Really, it should be a Unix workstation (Linux and OS X installations will typicall both have git on them).
It should __NOT__ be HPC. Rather you should be __cloning__ to HPC from your server, and __pushing__ changes/bugfixes bac to your server from HPC.
Synology boxes
===
Check out this company: http://www.synology.com/
* Lighweight linux machine with an web interface for configuration
* Basically a minimal way to set up a RAID server
* Has capability of being a git server for your lab
* Emerson/Long/Thornton bought one together but have been too preoccupied to figure out how to set up the git features
* (Can also be your music/video/photo server at home, Time Machine device, etc.)
Helpful links
===
[Github "Help"](https://help.github.com/) -- See the "Bootcamp" section
[Branching and merging](http://git-scm.com/book/en/Git-Branching-Basic-Branching-and-Merging)
Example working from a server
===
```
#Clone repo
git clone kevin@devlaeminck.bio.uci.edu:~/git/libsequence.git
cd libsequence
#make branch and check it out
git branch bugfix
git checkout bugfix
#Fix the bug, test that is is fixed, etc...
git commit [list of changed files] -m "Message about what I changed"
#Push the bugfix branch back to github
git push origin bugfix
```
Then, back on my server, I can share changes via github.
===
```
cd ~/git/libsequence.git
#merge changes to "master"
git merge bugfix master
#push the changes back to github
git push origin master
```
Now, anyone "following" that project will see that changes have been made.
This seems convoluted, but:
===
- I can always work, even if github is down
- My repos are backed up when my server is backed up
- I can choose exactly __when__ to share on github
What if?
===
![Layout](repoLayout.png)
***
What if you "goof" and skip the path through your server? _E.g._, you go straight from a github repo and push back to github, leaving your __SACRED__ server version out of date?
No problem!
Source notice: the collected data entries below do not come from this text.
template <int MODE, int NB, int FL>
__global__ __launch_bounds__(256) void conv_ring32_kernel(RingArgs a) {
  using K = Ring32Cfg<MODE, NB, FL>;
  using RA = typename K::RA;
  constexpr bool HEAD = K::HEAD, RES = K::RES;
  constexpr int NT = K::NT, NG = K::NG, HA = K::HA, DIL = K::DIL;
  using RB = typename K::RB;
  typedef float f32x4 __attribute__((ext_vector_type(4)));
  const ConvOp& op = a.op;
  extern __shared__ __attribute__((aligned(16))) unsigned char smem[];
  unsigned char* Wl = smem;
  unsigned char* ringA = smem + K::WBYTES;
  const int tid = threadIdx.x, lane = tid & 63;
  const int wave = __builtin_amdgcn_readfirstlane(tid >> 6);
  const int fr = lane & 15, fg = lane >> 4;
  unsigned char* ringB = ringA + RA::BYTES;
  unsigned char* epi = ringA + RA::BYTES + (K::XP ? RB::BYTES : 0) + wave * K::EW;
  const int H = op.Ho, W = op.Wo;
  const ConvSeg& sa = op.seg[0];
  const int per_xcd = gridDim.x >> 3;
  const int v0 = (blockIdx.x & 7) * per_xcd + (blockIdx.x >> 3);
  const int nu = v0 < a.nunits ? (a.nunits - 1 - v0) / (int)gridDim.x + 1 : 0;
  const int KT = nu * a.steps;

  constexpr bool M16 = K::M16;
  f32x4 wr[K::WREG && !M16 ? K::NSL : 1][NT][2];
  f16x8_t wh[M16 ? K::NSL : 1][NT], wl[M16 && !K::TAPCH ? K::NSL : 1][NT];
  int wsh[NT];
  if constexpr (M16) {
#pragma unroll
    for (int nt = 0; nt < NT; ++nt) {
      const float* row = (const float*)op.W + (size_t)(nt * 16 + fr) * op.Kpad + fg * 8;
      float mx = 0.f;
#pragma unroll
      for (int t = 0; t < K::NSL; ++t) {
        const f32x4 w0 = *(const f32x4*)(row + t * 32), w1 = *(const f32x4*)(row + t * 32 + 4);
#pragma unroll
        for (int i = 0; i < 4; ++i) mx = fmaxf(mx, fmaxf(__builtin_fabsf(w0[i]), __builtin_fabsf(w1[i])));
      }
      mx = fmaxf(mx, __shfl_xor(mx, 16));
      mx = fmaxf(mx, __shfl_xor(mx, 32));
      wsh[nt] = split_row_shift(mx);
      const float wsn = __builtin_ldexpf(1.f, wsh[nt]);
#pragma unroll
      for (int t = 0; t < K::NSL; ++t) {
        const f32x4 w0 = *(const f32x4*)(row + t * 32), w1 = *(const f32x4*)(row + t * 32 + 4);
        const float v[8] = {w0[0], w0[1], w0[2], w0[3], w1[0], w1[1], w1[2], w1[3]};
        if constexpr (K::TAPCH) {
          f16x8_t lo;
          split_w_f32x8(v, wsn, wh[t][nt], lo);
          if (wave == 0) *(f16x8_t*)(Wl + (t * NT + nt) * 1024 + lane * 16) = lo;
        } else {
          split_w_f32x8(v, wsn, wh[t][nt], wl[t][nt]);
        }
      }
    }
  } else if constexpr (K::WREG) {
#pragma unroll
// ... 11 lines not shown
  }
  const half_t* srcA = (const half_t*)((const float*)sa.src + sa.coff);
  const int csA = sa.cs * 2;
  const half_t* zero = (const half_t*)g_ring_zero;
  RingLanes<RA> la;
  la.init(lane, sa.Win, csA);
  const ConvSeg& sx = op.seg[K::XP ? 1 : 0];
  const half_t* srcB = (const half_t*)((const float*)sx.src + sx.coff);
  const int csB = sx.cs * 2;
  const half_t* ninf = (const half_t*)g_ring_ninf32;
  RingLanes<RB> lb;
  if constexpr (K::XP) lb.init(lane, sx.Win, csB);

  auto unit_of = [&](int j, int& b, int& y0, int& x0) {
    const int u = v0 + j * (int)gridDim.x;
    const int sx = u % a.nstrips, r = u / a.nstrips;
    b = r / a.nseg;
    y0 = (r % a.nseg) * a.rs;
    x0 = sx * 32;
  };
  const int S = a.steps - 1;
  struct Cursor {
    int j, s, b, y0, x0;
  };
  Cursor cc{0, -1, 0, 0, 0};
  if (nu > 0) unit_of(0, cc.b, cc.y0, cc.x0);
  Cursor dc = cc;
  auto advance = [&](Cursor& c) {
    if (++c.s == S) {
      c.s = -1;
      if (++c.j < nu) unit_of(c.j, c.b, c.y0, c.x0);
    }
  };
  auto issue = [&](int k) {
    const bool live = dc.j < nu;
    la.issue(srcA, csA, dc.b, sa.Hin, sa.Win, dc.y0 + 4 * dc.s + HA, dc.x0 - HA, live, zero, ringA, (k + 1) & 3, wave);
    if constexpr (K::XP)
      lb.issue(srcB, csB, dc.b, sx.Hin, sx.Win, dc.y0 + 4 * dc.s + 1, dc.x0 - 1, live, ninf, ringB, (k + 1) & 3, wave);
    advance(dc);
  };

  __syncthreads();
  issue(0);
  issue(1);

  float bv[NT][4];
#pragma unroll
  for (int nt = 0; nt < NT; ++nt)
#pragma unroll
    for (int i = 0; i < 4; ++i) bv[nt][i] = op.bias ? op.bias[nt * 16 + fg * 4 + i] : 0.f;
  int esh[M16 ? NT : 1];
  if constexpr (M16) {
#pragma unroll
    for (int nt = 0; nt < NT; ++nt) {
      esh[nt] = 0;
#pragma unroll
      for (int i = 0; i < 4; ++i) {
        const int sh = __shfl(wsh[nt], fg * 4 + i);
        esh[nt] |= (sh & 255) << (8 * i);
        bv[nt][i] = __builtin_ldexpf(bv[nt][i], sh);
      }
    }
  }
  float bad = 0.f;
  float hw2[NT][4];
  if constexpr (HEAD) {
#pragma unroll
    for (int nt = 0; nt < NT; ++nt)
#pragma unroll
      for (int i = 0; i < 4; ++i) hw2[nt][i] = op.head_w[nt * 16 + fg * 4 + i];
  }
  const int abase = 2 * fg * RA::PLANE + fr * 16;
  const int ocs = op.out_cs, rcs = RES ? (K::RESPRE ? op.res1_cs : op.res2_cs) : 0;
  const float* resp = RES ? (const float*)(K::RESPRE ? op.res1 : op.res2) : nullptr;
  const size_t HWs = (size_t)H * W;
  float pool[K::POOL ? NT : 1][4];
#pragma unroll
  for (int nt = 0; nt < (K::POOL ? NT : 1); ++nt)
#pragma unroll
    for (int i = 0; i < 4; ++i) pool[nt][i] = 0.f;
  bool flushed = false;

  for (int kk = 0; kk < KT; ++kk) {
    if (kk == 0) asm volatile("s_waitcnt vmcnt(%0)" ::"n"(K::W0) : "memory");
    else if (kk == 1) asm volatile("s_waitcnt vmcnt(%0)" ::"n"(K::W1) : "memory");
    else if (K::POOL && flushed) asm volatile("s_waitcnt vmcnt(%0)" ::"n"(K::WF) : "memory");
    else asm volatile("s_waitcnt vmcnt(%0)" ::"n"(K::WK) : "memory");
    __builtin_amdgcn_s_barrier();
    flushed = false;
    const int s = cc.s, b = cc.b, x0 = cc.x0;
    const int yend = min(H, cc.y0 + a.rs);
    const int y = cc.y0 + 4 * s + wave;
    const bool rowok = s >= 0 && y < yend;
    const size_t prow = (size_t)(b * H + (rowok ? y : 0)) * W + x0;
    bool ovalid[NG];
#pragma unroll
    for (int g = 0; g < NG; ++g) ovalid[g] = rowok && x0 + g * 16 + fr < W;
    if constexpr (RES) {
      constexpr int CPP = NB / 4;
#pragma unroll
      for (int i = 0; i < K::E; ++i) {
        const int q = i * 64 + lane, px = q / CPP;
        const bool ok = rowok && x0 + px < W;
        const void* p = ok ? (const void*)(resp + (prow + px) * rcs + ((q % CPP) ^ ring32_res_swz<CPP>(px)) * 4)
                           : (const void*)zero;
        __builtin_amdgcn_global_load_lds(p, (lds_void_ptr_r)(epi + i * 1024), 16, 0, 0);
      }
    }
    if constexpr (HEAD) {
      const int ppc = op.x_f16 ? 8 : 4, cpr = 32 / ppc;
      if (lane < 3 * cpr) {
        const int c = lane / cpr, k = lane % cpr;
        const bool ok = rowok && x0 + k * ppc < W;
        const size_t e = (size_t)b * 2 * HWs + prow + c * HWs + k * ppc;
        const void* p = !ok ? (const void*)zero
                            : op.x_f16 ? (const void*)((const half_t*)op.x_nchw + e) : (const void*)(op.x_nchw + e);
        __builtin_amdgcn_global_load_lds(p, (lds_void_ptr_r)epi, 16, 0, 0);
      }
    }
    issue(kk + 2);

    f32x4 acc[NT][NG];
#pragma unroll
    for (int nt = 0; nt < NT; ++nt)
#pragma unroll
      for (int g = 0; g < NG; ++g) acc[nt][g] = f32x4{bv[nt][0], bv[nt][1], bv[nt][2], bv[nt][3]};
    f32x4 acc2[M16 ? NT : 1][NG];
    if constexpr (M16) {
#pragma unroll
      for (int nt = 0; nt < NT; ++nt)
#pragma unroll
        for (int g = 0; g < NG; ++g) acc2[nt][g] = f32x4{0.f, 0.f, 0.f, 0.f};
    }
    auto mm16 = [&](int t, int g, const f32x4& x0, const f32x4& x1, const f16x8_t (&wlo)[NT]) {
      const float v[8] = {x0[0], x0[1], x0[2], x0[3], x1[0], x1[1], x1[2], x1[3]};
      f16x8_t xh, xl;
      split_f32x8(v, xh, xl);
#pragma unroll
      for (int nt = 0; nt < NT; ++nt) {
        acc[nt][g] = __builtin_amdgcn_mfma_f32_16x16x32_f16(wh[t][nt], xh, acc[nt][g], 0, 0, 0);
        acc[nt][g] = __builtin_amdgcn_mfma_f32_16x16x32_f16(wlo[nt], xh, acc[nt][g], 0, 0, 0);
        acc2[nt][g] = __builtin_amdgcn_mfma_f32_16x16x32_f16(wh[t][nt], xl, acc2[nt][g], 0, 0, 0);
      }
    };
#define RING_FENCE __builtin_amdgcn_sched_barrier(0)
#define RING_LDS_DONE                                                               \
  do {                                                                              \
    RING_FENCE;                                                                     \
    __builtin_amdgcn_s_waitcnt(0xC07F);  \
    RING_FENCE;                                                                     \
  } while (0)
    constexpr bool TAPCH = K::TAPCH;
    if constexpr (TAPCH) {
      if (s >= 0) {
        static_assert(NG == 2, "chunk index: tap * 2 + group");
        f32x4 tx[2][2];
        f16x8_t wlt[2][NT];
        auto ldt = [&](int c, f32x4 (&x)[2]) {
          const int r = (c >> 1) / 3, sc = (c >> 1) % 3, g = c & 1;
          const unsigned char* xr = ringA + abase + ((4 * kk + 4 + wave - HA + (r - 1) * DIL) & 15) * (RA::RW * 16) +
                                    (g * 16 + HA + (sc - 1) * DIL) * 16;
#pragma unroll
          for (int h = 0; h < 2; ++h) x[h] = *(const f32x4*)(xr + h * RA::PLANE);
          if (g == 0) {
#pragma unroll
            for (int nt = 0; nt < NT; ++nt)
              wlt[(c >> 1) & 1][nt] = *(const f16x8_t*)(Wl + ((c >> 1) * NT + nt) * 1024 + lane * 16);
          }
        };
        auto mmt = [&](int c, const f32x4 (&x)[2]) { mm16(c >> 1, c & 1, x[0], x[1], wlt[(c >> 1) & 1]); };
        ldt(0, tx[0]);
        ldt(1, tx[1]);
        RING_LDS_DONE;
        mmt(0, tx[0]);
#pragma unroll
        for (int c = 1; c < 18; ++c) {
          RING_FENCE;
          if (c + 1 < 18) ldt(c + 1, tx[(c + 1) & 1]);
          RING_FENCE;
          mmt(c, tx[c & 1]);
          RING_LDS_DONE;
        }
      }
    }
    if (s >= 0 && !TAPCH) {
      auto rowA = [&](int r) { return ((4 * kk + 4 + wave - HA + (r - 1) * DIL) & 15) * (RA::RW * 16); };
      constexpr int NW = K::WREG ? 1 : 3;
      f32x4 bx[2][3][NG][2], bw[2][NW][NT][2];
      auto ld = [&](int r, f32x4 (&x)[3][NG][2], f32x4 (&w)[NW][NT][2]) {
        const unsigned char* xr = ringA + abase + rowA(r);
#pragma unroll
        for (int sc = 0; sc < 3; ++sc)
#pragma unroll
          for (int g = 0; g < NG; ++g)
#pragma unroll
            for (int h = 0; h < 2; ++h)
              x[sc][g][h] = *(const f32x4*)(xr + h * RA::PLANE + (g * 16 + HA + (sc - 1) * DIL) * 16);
        if constexpr (!K::WREG) {
#pragma unroll
          for (int sc = 0; sc < 3; ++sc)
#pragma unroll
            for (int nt = 0; nt < NT; ++nt)
#pragma unroll
              for (int h = 0; h < 2; ++h)
                w[sc][nt][h] = *(const f32x4*)(Wl + ((size_t)((r * 3 + sc) * NB + nt * 16 + fr) * 32 + fg * 8 + h * 4) * 4);
        }
      };
      auto mm = [&](int r, const f32x4 (&x)[3][NG][2], const f32x4 (&w)[NW][NT][2]) {
        if constexpr (M16) {
#pragma unroll
          for (int sc = 0; sc < 3; ++sc)
#pragma unroll
            for (int g = 0; g < NG; ++g) mm16(r * 3 + sc, g, x[sc][g][0], x[sc][g][1], wl[r * 3 + sc]);
          return;
        }
#pragma unroll
        for (int sc = 0; sc < 3; ++sc)
#pragma unroll
          for (int j = 0; j < 8; ++j)
#pragma unroll
            for (int g = 0; g < NG; ++g)
#pragma unroll
              for (int nt = 0; nt < NT; ++nt) {
                const float wv = K::WREG ? wr[r * 3 + sc][nt][j >> 2][j & 3] : w[K::WREG ? 0 : sc][nt][j >> 2][j & 3];
                acc[nt][g] = __builtin_amdgcn_mfma_f32_16x16x4f32(wv, x[sc][g][j >> 2][j & 3], acc[nt][g], 0, 0, 0);
              }
      };
      ld(0, bx[0], bw[0]);
      ld(1, bx[1], bw[1]);
      RING_LDS_DONE;
      mm(0, bx[0], bw[0]);
      RING_FENCE;
      ld(2, bx[0], bw[0]);
      RING_FENCE;
      mm(1, bx[1], bw[1]);
      RING_LDS_DONE;
      if constexpr (K::XP) {
        const int bbase = 2 * fg * RB::PLANE + fr * 16;
        auto rowB = [&](int dy) { return ((4 * kk + 4 + wave - 1 + dy) & 15) * (RB::RW * 16); };
        f32x4 xr3[3][NG][2];
#pragma unroll
        for (int sc = 0; sc < 3; ++sc)
#pragma unroll
          for (int g = 0; g < NG; ++g)
#pragma unroll
            for (int h = 0; h < 2; ++h)
              xr3[sc][g][h] = *(const f32x4*)(ringB + bbase + rowB(-1) + h * RB::PLANE + (g * 16 + sc) * 16);
        RING_FENCE;
        mm(2, bx[0], bw[0]);
        RING_LDS_DONE;
        f32x4 ctr[NG][2], mx[NG][2];
#pragma unroll
        for (int g = 0; g < NG; ++g)
#pragma unroll
          for (int h = 0; h < 2; ++h)
            mx[g][h] = __builtin_elementwise_max(__builtin_elementwise_max(xr3[0][g][h], xr3[1][g][h]), xr3[2][g][h]);
#pragma unroll
        for (int dr = 1; dr < 3; ++dr) {
#pragma unroll
          for (int sc = 0; sc < 3; ++sc)
#pragma unroll
            for (int g = 0; g < NG; ++g)
#pragma unroll
              for (int h = 0; h < 2; ++h)
                xr3[sc][g][h] = *(const f32x4*)(ringB + bbase + rowB(dr - 1) + h * RB::PLANE + (g * 16 + sc) * 16);
          RING_LDS_DONE;
#pragma unroll
          for (int g = 0; g < NG; ++g)
#pragma unroll
            for (int h = 0; h < 2; ++h) {
              mx[g][h] = __builtin_elementwise_max(
                  mx[g][h], __builtin_elementwise_max(__builtin_elementwise_max(xr3[0][g][h], xr3[1][g][h]), xr3[2][g][h]));
              if (dr == 1) ctr[g][h] = xr3[1][g][h];
            }
        }
        if constexpr (M16) {
#pragma unroll
          for (int g = 0; g < NG; ++g) {
            mm16(9, g, ctr[g][0], ctr[g][1], wl[K::XP ? 9 : 0]);
            mm16(10, g, mx[g][0], mx[g][1], wl[K::XP ? 10 : 0]);
          }
        } else {
#pragma unroll
        for (int j = 0; j < 8; ++j)
#pragma unroll
          for (int g = 0; g < NG; ++g)
#pragma unroll
            for (int nt = 0; nt < NT; ++nt) {
              acc[nt][g] = __builtin_amdgcn_mfma_f32_16x16x4f32(wr[9][nt][j >> 2][j & 3], ctr[g][j >> 2][j & 3],
                                                                acc[nt][g], 0, 0, 0);
              acc[nt][g] = __builtin_amdgcn_mfma_f32_16x16x4f32(wr[10][nt][j >> 2][j & 3], mx[g][j >> 2][j & 3],
                                                                acc[nt][g], 0, 0, 0);
            }
        }
      } else {
        mm(2, bx[0], bw[0]);
      }
    }
#undef RING_LDS_DONE
#undef RING_FENCE

    asm volatile("s_waitcnt vmcnt(%0)" ::"n"(K::G) : "memory");
    if constexpr (M16) {
#pragma unroll
      for (int nt = 0; nt < NT; ++nt)
#pragma unroll
        for (int g = 0; g < NG; ++g)
#pragma unroll
          for (int i = 0; i < 4; ++i) {
            const float v = __builtin_fmaf(acc2[nt][g][i], kSplitLoInv, acc[nt][g][i]);
            bad = __builtin_fmaf(ovalid[g] ? v : 0.f, 0.f, bad);
            acc[nt][g][i] = __builtin_ldexpf(v, -(int)(signed char)(esh[nt] >> (8 * i)));
          }
    }
    if constexpr (HEAD) {
#pragma unroll
      for (int g = 0; g < NG; ++g) {
        float part = 0.f;
#pragma unroll
        for (int nt = 0; nt < NT; ++nt)
#pragma unroll
          for (int i = 0; i < 4; ++i) part += fmaxf(acc[nt][g][i], 0.f) * hw2[nt][i];
        part += __shfl_xor(part, 16);
        part += __shfl_xor(part, 32);
        const int xp = g * 16 + fr;
        float x0f, x1f, x2f;
        if (op.x_f16) {
          const half_t* xl = (const half_t*)epi;
          x0f = (float)xl[xp];
          x1f = (float)xl[32 + xp];
          x2f = (float)xl[64 + xp];
        } else {
          const float* xl = (const float*)epi;
// ... 19 lines not shown
          if constexpr (K::RELU) {
#pragma unroll
            for (int i = 0; i < 4; ++i) v[i] = fmaxf(v[i], 0.f);
          }
          if constexpr (RES && !K::RESPRE)
            v += *(const f32x4*)(epi + (g * 16 + fr) * NB * 4 + (((nt * 4 + fg) ^ ring32_res_swz<NB / 4>(fr)) * 16));
          if constexpr (K::POOL) {
#pragma unroll
            for (int i = 0; i < 4; ++i)
              if (ovalid[g]) pool[nt][i] += v[i];
          }
          *(f32x4*)(dg + nt * 16) = v;
        }
      }
    }
    if constexpr (K::POOL) {
      if (s == a.steps - 2) {
#pragma unroll
        for (int nt = 0; nt < NT; ++nt)
#pragma unroll
          for (int i = 0; i < 4; ++i) {
            float v = pool[nt][i];
            v += __shfl_xor(v, 1);
            v += __shfl_xor(v, 2);
            v += __shfl_xor(v, 4);
            v += __shfl_xor(v, 8);
            if (fr == 0) pool_add(op.pool, (size_t)cc.b * op.N + nt * 16 + fg * 4 + i, v);
            pool[nt][i] = 0.f;
          }
        flushed = true;
      }
    }
    advance(cc);
  }
  asm volatile("s_waitcnt vmcnt(0)" ::: "memory");
  if constexpr (M16) {
    if (bad != bad && op.ovf) *op.ovf = 1u;
  }
}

On your server:
```
cd path/to/repo
git pull origin master
```
Let's put this presentation online!
===
```
#In my github account, create repo intro2github
#On my server:
mkdir ~/git/intro2github.git
cd ~/git/intro2github.git
git init
git remote add origin https://github.com/molpopgen/intro2github.git
#Copy files to my server from laptop
rsync -avr ~/Dropbox/githubHOWTO/*.md ~/Dropbox/githubHOWTO/*.png $LINUXBOX:~/git/intro2github.git
#Back on my server
git add *.md *.png -m "new files added"
git push origin master
```
Tips and Tricks
===
The following slides are probably too much for an intro, but show how to do some more advanced git-related things.
Creating a "release"
===
When you publish, it is a good idea to make the __exact__ scripts available. I do this by "tagging" the published version of the code with a particular release number:
```
git tag 0.1.0 -m "Corresponds to publication PMID 123456"
git push origin 0.1.0
```
Then, reponame-0.1.0.tar.gz can be downloaded from the "releases" link from the github page for the project.
Dealing with other people
===
Other projects may not do releases. Rather, there may only be a "master" branch. How can you tell anyone what version you used? Easy--use ["submodules"](http://git-scm.com/docs/git-submodule) to freeze the version in time.
```
git submodule add https://github.com/samtools/samtools.git
```
Now, whatever code exists __RIGHT NOW__ in samtools is what you are using. If there is an important bugfix, you can update your submodule (see above link).
Good practices = reproducible research
===
Git != reproducibility!
Too many projects do not release version numbers, which is a __HUGE__ problem because results may not be reproducible. See PACbio's [blasr](https://github.com/PacificBiosciences/blasr) project as an example of this problem.
When you organize your code, and make it public, be better than your average bioinformatician (honestly, that often just means writing a README in complete sentences and releasing a "tag" corresponding to the published version).